(Dataset entries)
##########

typedef __attribute__((address_space(3))) void lds_voidx;
template <bool DMA>
__global__ __launch_bounds__(XNT, 2) void conv3x_kernel(const IgemmParams p, const int S, const int gran) {
  extern __shared__ __attribute__((aligned(16))) unsigned char smemx[];
  constexpr int PA = XPA;
  unsigned char* const Abase = smemx;
  unsigned char* const Bbase = smemx + 4 * PA;

  const int tid = threadIdx.x, lane = tid & 63, wave = tid >> 6;
  const int wm = wave >> 1, wn = wave & 1;
  const int c16 = lane & 15, g = lane >> 4, tsel = g >> 1, half = g & 1;
  const int gn = (p.Co + XBN - 1) / XBN;
  const int lin = xcd_remap(blockIdx.x, gridDim.x);
  const int bm = lin / gn, bn = lin - bm * gn;
  const int W = p.Wi, H = p.Hi, M = p.M;
  const int m0 = bm * XBM;
  const float sa = pow2_scalex(amax_read(p.amax_a)), sb = p.b_scale[0];

  const int lin0 = m0 - W - 1;
  const int base_px = lin0 > 0 ? lin0 : 0;
  const float* a_base = p.in + (long long)base_px * p.ldi;
  const __amdgpu_buffer_rsrc_t a_rs = rsrcx(a_base, ((long long)(M - base_px - 1) * p.ldi + p.Ci) * 4);
  const __amdgpu_buffer_rsrc_t b_rs = rsrcx(p.wt, (long long)p.Co * p.ldw * 4);

  const int pos0 = tid >> 2, q0 = tid & 3;
  const unsigned a_off0 = (unsigned)((lin0 + pos0 - base_px) * p.ldi * 4 + q0 * 16);
  const int a_st0 = pos0 * 32 + q0 * 8;
  const unsigned a_pstride = (unsigned)(128 * p.ldi * 4);
  bool a_ok[XA_LD], a_in[XA_LD];
#pragma unroll
  for (int j = 0; j < XA_LD; ++j) {
    const int pos = pos0 + 128 * j, px = lin0 + pos;
    a_in[j] = pos < S;
    a_ok[j] = pos < S && px >= 0 && px < M;
  }
  auto a_off = [&](const int j) {
    unsigned o = a_off0;
    asm volatile("" : "+v"(o));
    return a_ok[j] ? o + (unsigned)j * a_pstride : OOBX;
  };
  auto a_st = [&](const int j) {
    int o = a_st0;
    asm volatile("" : "+v"(o));
    return a_in[j] ? o + j * 4096 : (XSMAX + 1) * 32 + q0 * 8;
  };
  unsigned b_off; int b_st;
  if constexpr (DMA) {
    const int plane = wave & 1, rho = 32 * (wave >> 1) + (lane >> 1), kh = lane & 1;
    const int filt = (rho & ~63) + 4 * (rho & 15) + ((rho & 63) >> 4);
    const int co = bn * XBN + filt;
    b_off = co < p.Co ? (unsigned)(co * p.ldw * 4 + (2 * kh + plane) * 16) : OOBX;
    b_st = __builtin_amdgcn_readfirstlane(plane * XPB1 + (wave >> 1) * 1024);
  } else {
    const int rho = tid >> 2, chunk = tid & 3;
    const int filt = (rho & ~63) + 4 * (rho & 15) + ((rho & 63) >> 4);
    const int co = bn * XBN + filt;
    b_off = co < p.Co ? (unsigned)(co * p.ldw * 4 + chunk * 16) : OOBX;
    b_st = (chunk & 1) * XPB1 + rho * 32 + (chunk >> 1) * 16;
  }
  unsigned msk[4];
#pragma unroll
  for (int i = 0; i < 4; ++i) {
    const int m = m0 + wm * 64 + i * 16 + c16;
    unsigned v = 0;
    if (m < M) {
      const int rem = m % (H * W), y = rem / W, x = rem - y * W;
      for (int t = 0; t < 9; ++t)
        if ((unsigned)(y + p.tap_dy[t]) < (unsigned)H && (unsigned)(x + p.tap_dx[t]) < (unsigned)W) v |= 1u << t;
    }
    msk[i] = v;
  }
  const int a_lane0 = (wm * 64 + c16) * 32 + half * 16;
  const int b_lane0 = (wn * 64 + c16) * 32 + half * 16 + tsel * 3 * XSLOT;

  const int nch = p.Ci >> 4;
  const int nper = nch >> 1;
  const int nsi = 3 * nper;

  f32x4 a_reg[XA_LD], b_reg[6];
  const unsigned lds0 = (unsigned)(uintptr_t)(lds_voidx*)smemx;
  auto store_a_piece = [&](const int buf_off, int j) {
    const f32x4 t = a_reg[j] * sa;
    const f16x4_t h = {(_Float16)t[0], (_Float16)t[1], (_Float16)t[2], (_Float16)t[3]};
    const f16x4_t l = {(_Float16)(t[0] - (float)h[0]), (_Float16)(t[1] - (float)h[1]), (_Float16)(t[2] - (float)h[2]),
                       (_Float16)(t[3] - (float)h[3])};
    if constexpr (DMA) {
      const unsigned addr = lds0 + (unsigned)(buf_off + a_st(j));
      asm volatile("ds_write_b64 %0, %1\n\tds_write_b64 %0, %2 offset:%3"
                   :: "v"(addr), "v"(__builtin_bit_cast(unsigned long long, h)), "v"(__builtin_bit_cast(unsigned long long, l)), "n"(XPA));
    } else {
      unsigned char* abuf = Abase + buf_off;
      *reinterpret_cast<uint2*>(abuf + a_st(j)) = __builtin_bit_cast(uint2, h);
      *reinterpret_cast<uint2*>(abuf + PA + a_st(j)) = __builtin_bit_cast(uint2, l);
    }
  };

  f32x4 acc[4][4];
#pragma unroll
  for (int i = 0; i < 4; ++i)
#pragma unroll
    for (int j = 0; j < 4; ++j) acc[i][j] = f32x4{0.f, 0.f, 0.f, 0.f};

  if (tid < 8) {
    const f32x4 z = {0.f, 0.f, 0.f, 0.f};
    *reinterpret_cast<f32x4*>(Abase + (tid >> 1) * PA + XSMAX * 32 + (tid & 1) * 16) = z;
  }
#pragma unroll
  for (int j = 0; j < XA_LD; ++j) a_reg[j] = ldx16(a_rs, a_off(j), 0u);
  auto dma = [&](const int stage_off, const int slot, const bool live, const unsigned soff) {
    __builtin_amdgcn_raw_ptr_buffer_load_lds(b_rs, (lds_voidx*)(Bbase + stage_off + slot * XSLOT + b_st), 16, (int)(live ? b_off : OOBX),
                                             (int)(live ? soff : 0u), 0, 0);
  };
  if constexpr (DMA) {
#pragma unroll
    for (int q = 0; q < 6; ++q) {
      const int G = q / 3, j = q - 3 * G;
      dma(0, q, true, (unsigned)p.tap_w[3 * G + j] * 4u);
    }
#pragma unroll
    for (int q = 0; q < 2; ++q)
      dma(XSTAGE, q, true, (unsigned)p.tap_w[6 + q] * 4u);
#pragma unroll
    for (int j = 0; j < XA_LD; ++j) store_a_piece(0, j);
#pragma unroll
    for (int j = 0; j < XA_LD; ++j) a_reg[j] = ldx16(a_rs, a_off(j), 64u);
    asm volatile("s_waitcnt vmcnt(0)" ::: "memory");
  } else {
#pragma unroll
    for (int q = 0; q < 6; ++q) {
      const int G = q / 3, j = q - 3 * G;
      b_reg[q] = ldx16(b_rs, b_off, (unsigned)p.tap_w[3 * G + j] * 4u);
    }
#pragma unroll
    for (int j = 0; j < XA_LD; ++j) store_a_piece(0, j);
#pragma unroll
    for (int j = 0; j < XA_LD; ++j) a_reg[j] = ldx16(a_rs, a_off(j), 64u);
#pragma unroll
    for (int q = 0; q < 6; ++q) *reinterpret_cast<f32x4*>(Bbase + q * XSLOT + b_st) = b_reg[q];
#pragma unroll
    for (int q = 0; q < 6; ++q) {
      const int G = q < 3 ? 2 : 0, cc = q < 3 ? 0 : 1, j = q % 3;
      b_reg[q] = ldx16(b_rs, b_off, (unsigned)(p.tap_w[3 * G + j] + cc * 16) * 4u);
    }
  }
  __syncthreads();

  f16x8_t Al[4], Ah[4], Bh[4], Bl[4];
  int ad[4];
  auto a_addr = [&](const int T, const int J) {
    const int Ga = T == 0 ? 0 : (T == 1 ? 2 : 1), Gb = T == 0 ? 1 : (T == 1 ? 0 : 2);
    const int ta = 3 * Ga + J, tb = 3 * Gb + J;
    const int sha = (p.tap_dy[ta] + 1) * W + p.tap_dx[ta] + 1, shb = (p.tap_dy[tb] + 1) * W + p.tap_dx[tb] + 1;
    int ts = tsel;
    asm volatile("" : "+v"(ts));
    const int sh = ts ? shb : sha;
    const int tl = ts ? tb : ta;
    const int bo = T == 0 ? 0 : (T == 2 ? 2 * PA : ts * (2 * PA));
    const int base = bo + a_lane0 + sh * 32;
    const int z = bo + XSMAX * 32;
#pragma unroll
    for (int i = 0; i < 4; ++i) ad[i] = ((msk[i] >> tl) & 1) ? base + i * 512 : z;
  };
  auto read_Al = [&]() {
#pragma unroll
    for (int i = 0; i < 4; ++i) Al[i] = *reinterpret_cast<const f16x8_t*>(Abase + PA + ad[i]);
  };
  auto read_Ah = [&]() {
#pragma unroll
    for (int i = 0; i < 4; ++i) Ah[i] = *reinterpret_cast<const f16x8_t*>(Abase + ad[i]);
  };
  int st_cur = 0;
  auto read_B = [&](f16x8_t (&B)[4], const int stage_off, const int J, const int plane) {
    const unsigned char* bb = Bbase + stage_off + b_lane0;
#pragma unroll
    for (int jn = 0; jn < 4; ++jn) B[jn] = *reinterpret_cast<const f16x8_t*>(bb + J * XSLOT + plane * XPB1 + jn * 512);
  };
  auto mm = [&](const f16x8_t (&A)[4], const f16x8_t (&B)[4]) {
#pragma unroll
    for (int i = 0; i < 4; ++i)
#pragma unroll
      for (int jn = 0; jn < 4; ++jn) acc[i][jn] = __builtin_amdgcn_mfma_f32_16x16x32_f16(A[i], B[jn], acc[i][jn], 0, 0, 0);
  };

  auto body = [&](auto T_, const int u) {
    constexpr int T = decltype(T_)::value;
    constexpr int TN = (T + 1) % 3;
    const int k = 3 * u + T, c0 = 2 * u;
    const bool in_b = k + 2 < nsi;
    const int st_nxt = XSTAGE - st_cur;
    unsigned char* const bw = Bbase + st_nxt + b_st;
    auto side = [&](const int gi) {
      if constexpr (DMA) {
        if (gi < 4 && !(C3X_ABL & 1)) {
          const int sl = gi + 2, second = sl >= 3, j = sl - 3 * second;
          const int G = T == 0 ? (second ? 0 : 2) : (T == 1 ? (second ? 2 : 1) : (second ? 1 : 0));
          const int dc = T == 0 ? (second ? 1 : 0) : (T == 1 ? 1 : 2);
          dma(st_nxt, sl, k + 1 < nsi, (unsigned)(p.tap_w[3 * G + j] + (c0 + dc) * 16) * 4u);
        }
        if (gi >= 7 && !(C3X_ABL & 1)) {
          const int sl = gi - 7;
          const int G = T == 0 ? 1 : (T == 1 ? 0 : 2), dc = T == 0 ? 1 : 2;
          dma(st_cur, sl, in_b, (unsigned)(p.tap_w[3 * G + sl] + (c0 + dc) * 16) * 4u);
        }
      } else {
      if (gi < 6 && !(C3X_ABL & 4)) *reinterpret_cast<f32x4*>(bw + gi * XSLOT) = b_reg[gi];
      if (gi >= 3 && !(C3X_ABL & 1)) {
        const int q = gi - 3, second = q >= 3, j = q - 3 * second;
        const int G = T == 0 ? (second ? 2 : 1) : (T == 1 ? (second ? 1 : 0) : (second ? 0 : 2));
        const int dc = T == 0 ? 1 : (T == 1 ? 2 : (second ? 3 : 2));
        const unsigned soff = (unsigned)(p.tap_w[3 * G + j] + (c0 + dc) * 16) * 4u;
        b_reg[q] = ldx16(b_rs, in_b ? b_off : OOBX, in_b ? soff : 0u);
      }
      }
      if (T == 0 && gi >= 2 && gi < 2 + XA_LD && !(C3X_ABL & 4)) store_a_piece(2 * PA, gi - 2);
      if (T == 1 && gi < XA_LD && !(C3X_ABL & 2)) {
        const bool in_a = c0 + 2 < nch;
        a_reg[gi] = ldx16(a_rs, in_a ? a_off(gi) : OOBX, in_a ? (unsigned)(c0 + 2) * 64u : 0u);
      }
      if (T == 2 && gi < XA_LD && !(C3X_ABL & 4)) store_a_piece(0, gi);
      if (T == 2 && gi >= 4 && gi < 4 + XA_LD && !(C3X_ABL & 2)) {
        const bool in_a = c0 + 3 < nch;
        a_reg[gi - 4] = ldx16(a_rs, in_a ? a_off(gi - 4) : OOBX, in_a ? (unsigned)(c0 + 3) * 64u : 0u);
      }
    };
#pragma unroll
    for (int j = 0; j < 3; ++j) {
      read_Ah();
      read_B(Bl, st_cur, j, 1);
      __builtin_amdgcn_sched_barrier(0);
      mm(Al, Bh);
      side(3 * j);
      __builtin_amdgcn_sched_barrier(0);
      if (j == 2 && !(C3X_ABL & 8)) {
        if constexpr (DMA) {
          if (T == 2 && !(C3X_ABL & 2)) asm volatile("s_waitcnt vmcnt(3) lgkmcnt(0)\n\ts_barrier" ::: "memory");
          else asm volatile("s_waitcnt vmcnt(0) lgkmcnt(0)\n\ts_barrier" ::: "memory");
        } else {
          __syncthreads();
        }
      }
      if (j < 2) a_addr(T, j + 1); else a_addr(TN, 0);
      read_Al();
      __builtin_amdgcn_sched_barrier(0);
      mm(Ah, Bh);
      side(3 * j + 1);
      __builtin_amdgcn_sched_barrier(0);
      if (j < 2) read_B(Bh, st_cur, j + 1, 0); else read_B(Bh, st_nxt, 0, 0);
      __builtin_amdgcn_sched_barrier(0);
      mm(Ah, Bl);
      side(3 * j + 2);
      __builtin_amdgcn_sched_barrier(0);
    }
    st_cur = st_nxt;
  };
  a_addr(0, 0);
  read_Al();
  read_B(Bh, 0, 0, 0);
  {
    using I0 = std::integral_constant<int, 0>; using I1 = std::integral_constant<int, 1>; using I2 = std::integral_constant<int, 2>;
    for (int u = 0; u < nper; ++u) { body(I0{}, u); body(I1{}, u); body(I2{}, u); }
  }
  if constexpr (DMA) asm volatile("s_waitcnt vmcnt(0)" ::: "memory");
  __syncthreads();

  const float dq = 1.f / (sa * sb);
#pragma unroll
  for (int i = 0; i < 4; ++i)
#pragma unroll
    for (int jn = 0; jn < 4; ++jn) acc[i][jn] *= dq;
  const int co0 = bn * XBN + wn * 64 + 4 * c16;
  const bool co_ok = co0 < p.Co;
  const int mrow0 = m0 + wm * 64 + 4 * g;
  float* __restrict__ gout = p.out;
  if (p.accumulate && co_ok) {
#pragma unroll
    for (int i = 0; i < 4; ++i)
#pragma unroll
      for (int r = 0; r < 4; ++r) {
        const int m = mrow0 + 16 * i + r;
        if (m >= M) continue;
        const f32x4 o = *reinterpret_cast<const f32x4*>(gout + (size_t)m * p.ldo + co0);
#pragma unroll
        for (int jn = 0; jn < 4; ++jn) acc[i][jn][r] += o[jn];
      }
  }
  if (p.stats) {
    float* red = reinterpret_cast<float*>(smemx);
    float s[4] = {0.f, 0.f, 0.f, 0.f}, ss[4] = {0.f, 0.f, 0.f, 0.f};
    if (p.bt_y && co_ok) {
      const f32x4 mu = *reinterpret_cast<const f32x4*>(p.bt_mean + co0), is = *reinterpret_cast<const f32x4*>(p.bt_invstd + co0);
      f32x4 ga = {1.f, 1.f, 1.f, 1.f}, be = {0.f, 0.f, 0.f, 0.f};
      if (p.bt_gamma) ga = *reinterpret_cast<const f32x4*>(p.bt_gamma + co0);
      if (p.bt_beta) be = *reinterpret_cast<const f32x4*>(p.bt_beta + co0);
      const float* yb = p.bt_y + co0;
#pragma unroll
      for (int i = 0; i < 4; ++i) {
        f32x4 yv[4];
#pragma unroll
        for (int r = 0; r < 4; ++r) {
          const int m = mrow0 + 16 * i + r;
          yv[r] = *reinterpret_cast<const f32x4*>(yb + (size_t)(m < M ? m : M - 1) * p.Co);
        }
#pragma unroll
        for (int r = 0; r < 4; ++r) {
          const int m = mrow0 + 16 * i + r;
#pragma unroll
          for (int jn = 0; jn < 4; ++jn) {
            const float xh = (yv[r][jn] - mu[jn]) * is[jn];
            float gq = acc[i][jn][r];
            if (p.bt_act == DCN_ACT_LEAKY) gq = (ga[jn] * xh + be[jn] <= 0.f) ? gq * p.bt_slope : gq;
            gq = m < M ? gq : 0.f;
            s[jn] += gq; ss[jn] += gq * xh;
          }
        }
      }
    } else if (!p.bt_y) {
#pragma unroll
      for (int i = 0; i < 4; ++i)
#pragma unroll
        for (int r = 0; r < 4; ++r)
#pragma unroll
          for (int jn = 0; jn < 4; ++jn) { const float v = acc[i][jn][r]; s[jn] += v; ss[jn] = __builtin_fmaf(v, v, ss[jn]); }
    }
#pragma unroll
    for (int jn = 0; jn < 4; ++jn) {
      s[jn] += __shfl_xor(s[jn], 16); ss[jn] += __shfl_xor(ss[jn], 16);
      s[jn] += __shfl_xor(s[jn], 32); ss[jn] += __shfl_xor(ss[jn], 32);
    }
    if (g == 0) {
      const int col = wn * 64 + 4 * c16;
      *reinterpret_cast<f32x4*>(red + (0 * XWM + wm) * XBN + col) = f32x4{s[0], s[1], s[2], s[3]};
      *reinterpret_cast<f32x4*>(red + (1 * XWM + wm) * XBN + col) = f32x4{ss[0], ss[1], ss[2], ss[3]};
    }
    __syncthreads();
    const int groups = XBM / gran, spg = XWM / groups;
    const int rows_total = (M + gran - 1) / gran;
    for (int idx = tid; idx < 2 * XBN * groups; idx += XNT) {
      const int gq = idx / (2 * XBN), rest = idx - gq * 2 * XBN;
      const int which = rest / XBN, col = rest - which * XBN;
      float t = 0.f;
      for (int w = 0; w < spg; ++w) t += red[(which * XWM + gq * spg + w) * XBN + col];
      const int co = bn * XBN + col, srow = bm * groups + gq;
      if (co < p.Co && srow < rows_total) p.stats[((size_t)srow * 2 + which) * p.Co + co] = t;
    }
  }
  float vmax = 0.f;
  if (co_ok) {
    f32x4 sc = {1.f, 1.f, 1.f, 1.f}, sh = {0.f, 0.f, 0.f, 0.f};
    if (p.scale) sc = *reinterpret_cast<const f32x4*>(p.scale + co0);
    if (p.shift) sh = *reinterpret_cast<const f32x4*>(p.shift + co0);
#pragma unroll
    for (int i = 0; i < 4; ++i)
#pragma unroll
      for (int r = 0; r < 4; ++r) {
        const int m = mrow0 + 16 * i + r;
        if (m >= M) continue;
        f32x4 v;
#pragma unroll
        for (int jn = 0; jn < 4; ++jn) {
          float t = acc[i][jn][r] * sc[jn] + sh[jn];
          if (p.act == DCN_ACT_LEAKY) t = t > 0.f ? t : t * p.slope;
          v[jn] = t;
        }
        if (p.residual) v += *reinterpret_cast<const f32x4*>(p.residual + (size_t)m * p.ldr + co0);
        *reinterpret_cast<f32x4*>(gout + (size_t)m * p.ldo + co0) = v;
#pragma unroll
        for (int jn = 0; jn < 4; ++jn) vmax = fmaxf(vmax, fabsf(v[jn]));
      }
  }
  if (p.amax_out) {
    vmax = wave_max(vmax);
    if (lane == 0) amax_update(p.amax_out, vmax, blockIdx.x * 8 + wave);
  }
}

}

##########

● What is required: Only the lines above starting at the one containing "for (int jn = 0; jn < 4; ++jn) B[jn]" and ending at the one containing "if (T == 2 && gi >= 4", both included, are to be returned, exactly as they read.

● Response:
    for (int jn = 0; jn < 4; ++jn) B[jn] = *reinterpret_cast<const f16x8_t*>(bb + J * XSLOT + plane * XPB1 + jn * 512);
  };
  auto mm = [&](const f16x8_t (&A)[4], const f16x8_t (&B)[4]) {
#pragma unroll
    for (int i = 0; i < 4; ++i)
#pragma unroll
      for (int jn = 0; jn < 4; ++jn) acc[i][jn] = __builtin_amdgcn_mfma_f32_16x16x32_f16(A[i], B[jn], acc[i][jn], 0, 0, 0);
  };

  auto body = [&](auto T_, const int u) {
    constexpr int T = decltype(T_)::value;
    constexpr int TN = (T + 1) % 3;
    const int k = 3 * u + T, c0 = 2 * u;
    const bool in_b = k + 2 < nsi;
    const int st_nxt = XSTAGE - st_cur;
    unsigned char* const bw = Bbase + st_nxt + b_st;
    auto side = [&](const int gi) {
      if constexpr (DMA) {
        if (gi < 4 && !(C3X_ABL & 1)) {
          const int sl = gi + 2, second = sl >= 3, j = sl - 3 * second;
          const int G = T == 0 ? (second ? 0 : 2) : (T == 1 ? (second ? 2 : 1) : (second ? 1 : 0));
          const int dc = T == 0 ? (second ? 1 : 0) : (T == 1 ? 1 : 2);
          dma(st_nxt, sl, k + 1 < nsi, (unsigned)(p.tap_w[3 * G + j] + (c0 + dc) * 16) * 4u);
        }
        if (gi >= 7 && !(C3X_ABL & 1)) {
          const int sl = gi - 7;
          const int G = T == 0 ? 1 : (T == 1 ? 0 : 2), dc = T == 0 ? 1 : 2;
          dma(st_cur, sl, in_b, (unsigned)(p.tap_w[3 * G + sl] + (c0 + dc) * 16) * 4u);
        }
      } else {
      if (gi < 6 && !(C3X_ABL & 4)) *reinterpret_cast<f32x4*>(bw + gi * XSLOT) = b_reg[gi];
      if (gi >= 3 && !(C3X_ABL & 1)) {
        const int q = gi - 3, second = q >= 3, j = q - 3 * second;
        const int G = T == 0 ? (second ? 2 : 1) : (T == 1 ? (second ? 1 : 0) : (second ? 0 : 2));
        const int dc = T == 0 ? 1 : (T == 1 ? 2 : (second ? 3 : 2));
        const unsigned soff = (unsigned)(p.tap_w[3 * G + j] + (c0 + dc) * 16) * 4u;
        b_reg[q] = ldx16(b_rs, in_b ? b_off : OOBX, in_b ? soff : 0u);
      }
      }
      if (T == 0 && gi >= 2 && gi < 2 + XA_LD && !(C3X_ABL & 4)) store_a_piece(2 * PA, gi - 2);
      if (T == 1 && gi < XA_LD && !(C3X_ABL & 2)) {
        const bool in_a = c0 + 2 < nch;
        a_reg[gi] = ldx16(a_rs, in_a ? a_off(gi) : OOBX, in_a ? (unsigned)(c0 + 2) * 64u : 0u);
      }
      if (T == 2 && gi < XA_LD && !(C3X_ABL & 4)) store_a_piece(0, gi);
      if (T == 2 && gi >= 4 && gi < 4 + XA_LD && !(C3X_ABL & 2)) {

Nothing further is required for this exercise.